King David says in Tehillim: “One thing I asked of the Lord, that which I will seek: That I may dwell in the house of the Lord all the days of my life…” (Ps. 27:4). There is a special significance not just in what David requests but in that it is only one thing. Normally in life we strive for the next world but pray for this world. The Gemara (Shabbos 10a) tells how Rava saw Rav Hamnuna, who was spending a long time in his prayers. Rava said about him: “They abandon eternal life (chayei olam, i.e. Torah study) and engage in temporary life (chayei sha’ah, prayer).” When we learn and do mitzvos, we acquire eternal merit, we focus on the long term spiritual life. When we pray, we ask for things we need in this world, we focus on the short term. Rava criticized Rav Hamnuna for praying too long when he could have been learning.
The Gemara explains that Rav Hamnuna set different times for prayer and for learning. However, the continuation of the Gemara makes it seem that Rava’s argument is conclusive. R. Yirmiyah and R. Zeira were learning Torah. Prayer time arrived and R. Yirmiyah rushed to begin his prayers. R. Zeira criticized him, quoting the verse, “One who turns his ear from hearing Torah, even his prayer is an abomination” (Prov. 28:9). According to Rava and R. Zeira, we have to pray but we should minimize the time we spend in prayer so we can learn more Torah. While we have to live in this world, our focus should be on the next world.
III. Teshuvah and Focus
Rav Avraham Shmuel Binyamin Sofer (19th cen., Hungary) explains that David’s focus was directed to the next world. The one thing he requested was to live a life of spirituality, focused solely on the next world, not on prayer but on Torah and divine wisdom. No person can reach that on his own but if we put in our effort, God will help us reach it (Kesav Sofer Al Ha-Torah, Inyanei Teshuvah, p. 729-730 in the 1995 edition). The proper spiritual attitude is one of focus on the spiritual life. In this, we can learn something from AI.
AI is relentlessly focused on its assigned task. It does not tire, become hungry or get distracted by bodily desires or idle curiosity. Once given a goal, it directs all its energy toward achieving it. This provides a sharp contrast to human life, where distractions abound and our spiritual goals are often sidelined by comfort or habit. Teshuvah requires recovering that clarity of focus. Torah and mitzvos define the ultimate purpose of life, but staying directed toward them takes conscious effort. AI’s single-minded drive reminds us of the concentration we should bring to avodas Hashem.

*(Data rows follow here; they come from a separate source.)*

template <bool GROUP, int NSLOT, bool MULTI = false>
__global__ __launch_bounds__(384) __attribute__((amdgpu_waves_per_eu(6, 8))) void k_turbo_vote(VoteArgs a, uint32_t K_arg, uint32_t n_cb_arg, const uint16_t *__restrict__ inv_arg,
                                                    uint8_t *__restrict__ c_bits, GroupDesc g, MultiArgs ma)
{
    static_assert(NSLOT == 1, "one unit per thread");
    uint32_t K = K_arg, n_cb = n_cb_arg, bidx = blockIdx.x;
    size_t   seg_off = 0;
    const uint16_t *__restrict__ inv = inv_arg;
    if constexpr (MULTI) {
        const_seg_t &sg = multi_seg(ma, blockIdx.x >> 9);
        K = sg.K; n_cb = sg.n_cb; inv = (const uint16_t *)sg.inv2; bidx = blockIdx.x - sg.wg_cb; seg_off = sg.arr_off;
        g.desc += sg.cb_base;
    }
    extern __shared__ __attribute__((aligned(16))) int8_t sm[];
    const uint32_t cb = xcd_cb(bidx, n_cb), tile = cb >> 6, lane = cb & 63, Kp = kpad64(K), n_units = Kp >> 4;
    if (cb >= n_cb) return;
    const size_t   tile_off = seg_off + (size_t)tile * Kp * 64;
    int8_t        *d12 = sm, *bits = sm + 2 * Kp + 32;
    uint32_t      *red_u = reinterpret_cast<uint32_t *>(bits + Kp);
    const uint32_t u  = threadIdx.x;
    const int      nv = (u < n_units) ? min(16, max(0, (int)K - 16 * (int)u)) : -1;
    IdxRaw vraw;
    {
        const uint4 *ip = reinterpret_cast<const uint4 *>(inv + 16 * (size_t)(nv > 0 ? u : 0));
        vraw.lo = ip[0];
        vraw.hi = ip[1];
    }
    const uint32_t crc_w0 = (GROUP && nv > 0) ? g.crc_tab[MI_CRC_TAB_BIAS + K - 16 * u - 16] : 0u;
    v2s            s0e[4], s0o[4];
    if (threadIdx.x == 0) *reinterpret_cast<uint32_t *>(d12 + 2 * Kp) = 0u;
    if (nv >= 0) {
        const UnitWords wa = load_unit_joined(a.M1, a.S1, tile_off, lane, u), wb = load_unit_joined(a.M2, a.S2, tile_off, lane, u),
                        wc = load_unit_joined(a.M3, a.S3, tile_off, lane, u);
        uint32_t        pa = wa.w[0], pb = wb.w[0], pc = wc.w[0];
        const uint4    x0 = *reinterpret_cast<const uint4 *>(a.X0 + unit_off(tile_off, lane, u));
        const uint32_t x0w[4] = {x0.x, x0.y, x0.z, x0.w};
        uint32_t       dn[8];
#pragma unroll
        for (int j = 0; j < 4; j++) {
            const uint32_t ja = wa.w[j + 1], jb = wb.w[j + 1], jc = wc.w[j + 1];
            const sw::SM4  A = sw::unjoin(ja), B = sw::unjoin(jb), B_ = sw::unjoin(jc);
            const sw::SM4  F  = sw::feedback(ja, pa);
            const sw::SM4  G  = sw::feedback(jb, pb);
            const sw::SM4  G_ = sw::feedback(jc, pc);
            pa = ja; pb = jb; pc = jc;
            const uint32_t u1 = sw::step10_biased(A, B, G), n2 = sw::step11_neg_biased(B_, G_);
            const uint32_t de = sw::sub_halves(sw::even_halves(u1), sw::even_halves(n2)), dd = sw::sub_halves(sw::odd_halves(u1), sw::odd_halves(n2));
            const uint32_t x0b = x0w[j] ^ sw::HI, nc = sw::step3_neg_biased(A, F);
            s0e[j] = as_v2s(sw::sub_halves(sw::even_halves(x0b), sw::even_halves(nc)));
            s0o[j] = as_v2s(sw::sub_halves(sw::odd_halves(x0b), sw::odd_halves(nc)));
            const bool in = 4 * j < nv;
            dn[2 * j]     = in ? __builtin_amdgcn_perm(dd, de, 0x05040100u) : 0u;
            dn[2 * j + 1] = in ? __builtin_amdgcn_perm(dd, de, 0x07060302u) : 0u;
        }
        uint4 *dst = reinterpret_cast<uint4 *>(d12 + 32 * u);
        dst[0] = make_uint4(dn[0], dn[1], dn[2], dn[3]);
        dst[1] = make_uint4(dn[4], dn[5], dn[6], dn[7]);
    } else {
#pragma unroll
        for (int j = 0; j < 4; j++) s0e[j] = s0o[j] = (v2s)(0);
    }
    __syncthreads();
    uint32_t alloc = 0, tbs = 0, F = 0, crc = 0;
    if (GROUP) {
        alloc = g.desc[cb].alloc;
        tbs   = g.desc[cb].tbs;
        F     = K - tbs - 24;
    }
    if (nv > 0) {
        const uint32_t  iw[8] = {vraw.lo.x, vraw.lo.y, vraw.lo.z, vraw.lo.w, vraw.hi.x, vraw.hi.y, vraw.hi.z, vraw.hi.w};
        uint32_t        me[4], mo[4], bw[4];
#pragma unroll
        for (int j = 0; j < 4; j++) {
            const uint32_t i0 = iw[2 * j] & 0xFFFFu, i1 = iw[2 * j] >> 16, i2 = iw[2 * j + 1] & 0xFFFFu, i3 = iw[2 * j + 1] >> 16;
            const uint32_t ge = lds_u16(i0) | lds_u16(i2) << 16, go = lds_u16(i1) | lds_u16(i3) << 16;
            me[j] = as_u32((s0e[j] + as_v2s(ge)) >> 15);
            mo[j] = as_u32((s0o[j] + as_v2s(go)) >> 15);
            bw[j] = (me[j] & 0x00010001u) | (mo[j] & 0x00010001u) << 8;
        }
        if (GROUP) {
            if (!(nv == 16 && 16 * u >= F)) {
#pragma unroll
                for (int j = 0; j < 4; j++) {
                    auto ok = [&](int k) { return (k < nv && 16 * u + k >= F) ? 0xFFFFu : 0u; };
                    me[j] &= ok(4 * j) | ok(4 * j + 2) << 16;
                    mo[j] &= ok(4 * j + 1) | ok(4 * j + 3) << 16;
                }
            }
            const uint32_t GS = 0x864CFBu << 8;
            uint32_t       w = crc_w0;
#pragma unroll
            for (int k = 15; k >= 0; k--) {
                const int      j = k >> 2;
                const uint32_t m = (k & 3) == 0 ? (uint32_t)__builtin_amdgcn_sbfe(me[j], 0, 1) : (k & 3) == 1 ? (uint32_t)__builtin_amdgcn_sbfe(mo[j], 0, 1)
                                 : (k & 3) == 2 ? (uint32_t)((int)me[j] >> 31) : (uint32_t)((int)mo[j] >> 31);
                crc ^= w & m;
                if (k > 0) w = (w << 1) ^ ((uint32_t)((int)w >> 31) & GS);
            }
        }
        const uint4 pk = make_uint4(bw[0], bw[1], bw[2], bw[3]);
        if (GROUP) *reinterpret_cast<uint4 *>(bits + 16 * u) = pk;
        else {
            uint2 *o = reinterpret_cast<uint2 *>(c_bits + (size_t)cb * K + 16 * u);
            o[0] = make_uint2(pk.x, pk.y);
            if (nv > 8) o[1] = make_uint2(pk.z, pk.w);
        }
    }
    if (GROUP) {
        crc = wave_xor_u(crc);
        __syncthreads();
        if ((threadIdx.x & 63) == 0) red_u[threadIdx.x >> 6] = crc;
        __syncthreads();
        crc = 0;
        for (uint32_t w = 0; w < (blockDim.x >> 6); w++) crc ^= red_u[w];
        if (threadIdx.x == 0) g.status[alloc] = (crc == 0) ? 0  : 2 ;
        uint8_t *o = g.out_bits + (size_t)alloc * g.out_stride;
        if (g.packed && ((F | tbs) & 7u) == 0) {
            const uint32_t nby = tbs >> 3, nw = nby >> 2;
            auto byte_at = [&](uint32_t m) -> uint32_t {
                const uint2 w = *reinterpret_cast<const uint2 *>(bits + F + 8 * m);
                return (((w.x * 0x08040201u) >> 24) & 0xFu) << 4 | (((w.y * 0x08040201u) >> 24) & 0xFu);
            };
            for (uint32_t m = threadIdx.x; m < nw; m += blockDim.x)
                reinterpret_cast<uint32_t *>(o)[m] = byte_at(4 * m) | byte_at(4 * m + 1) << 8 | byte_at(4 * m + 2) << 16 | byte_at(4 * m + 3) << 24;
            for (uint32_t m = 4 * nw + threadIdx.x; m < nby; m += blockDim.x) o[m] = (uint8_t)byte_at(m);
        } else if (g.packed) {
            for (uint32_t m = threadIdx.x; m < (tbs + 7) >> 3; m += blockDim.x) {
                uint32_t v = 0;
                for (uint32_t b = 0; b < 8; b++) v = v << 1 | ((8 * m + b < tbs) ? ((uint32_t)bits[F + 8 * m + b] & 1u) : 0u);
                o[m] = (uint8_t)v;
            }
        } else if ((F & 3u) == 0) {
            const uint32_t nq = tbs >> 2;
            const uint32_t *bw = reinterpret_cast<const uint32_t *>(bits + F);
            for (uint32_t m = threadIdx.x; m < nq; m += blockDim.x) reinterpret_cast<uint32_t *>(o)[m] = bw[m];
            for (uint32_t m = 4 * nq + threadIdx.x; m < tbs; m += blockDim.x) o[m] = (uint8_t)bits[m + F];
        } else
            for (uint32_t m = threadIdx.x; m < tbs; m += blockDim.x) o[m] = (uint8_t)bits[m + F];
    }
}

None of this implies that AI is capable of spirituality. Machines cannot repent. However, their structures and patterns echo truths about human growth. Iteration, which falls short of teshuvah, shows how people often drift into cycles of repeated sin. Humility teaches openness to correction. Focus teaches determination. Without the willingness to change, people not only remain flawed but descend further. A car that is not regularly serviced breaks down. Similarly, a person who does not regularly reevaluate and adjust his conduct, devolves into antisocial behavior. AI, a creation of human ingenuity, unintentionally reflects some of the same principles that sustain spiritual life. It shows us where we can go wrong, and also where we can go right: committed, humble and focused correction leads to lasting transformation.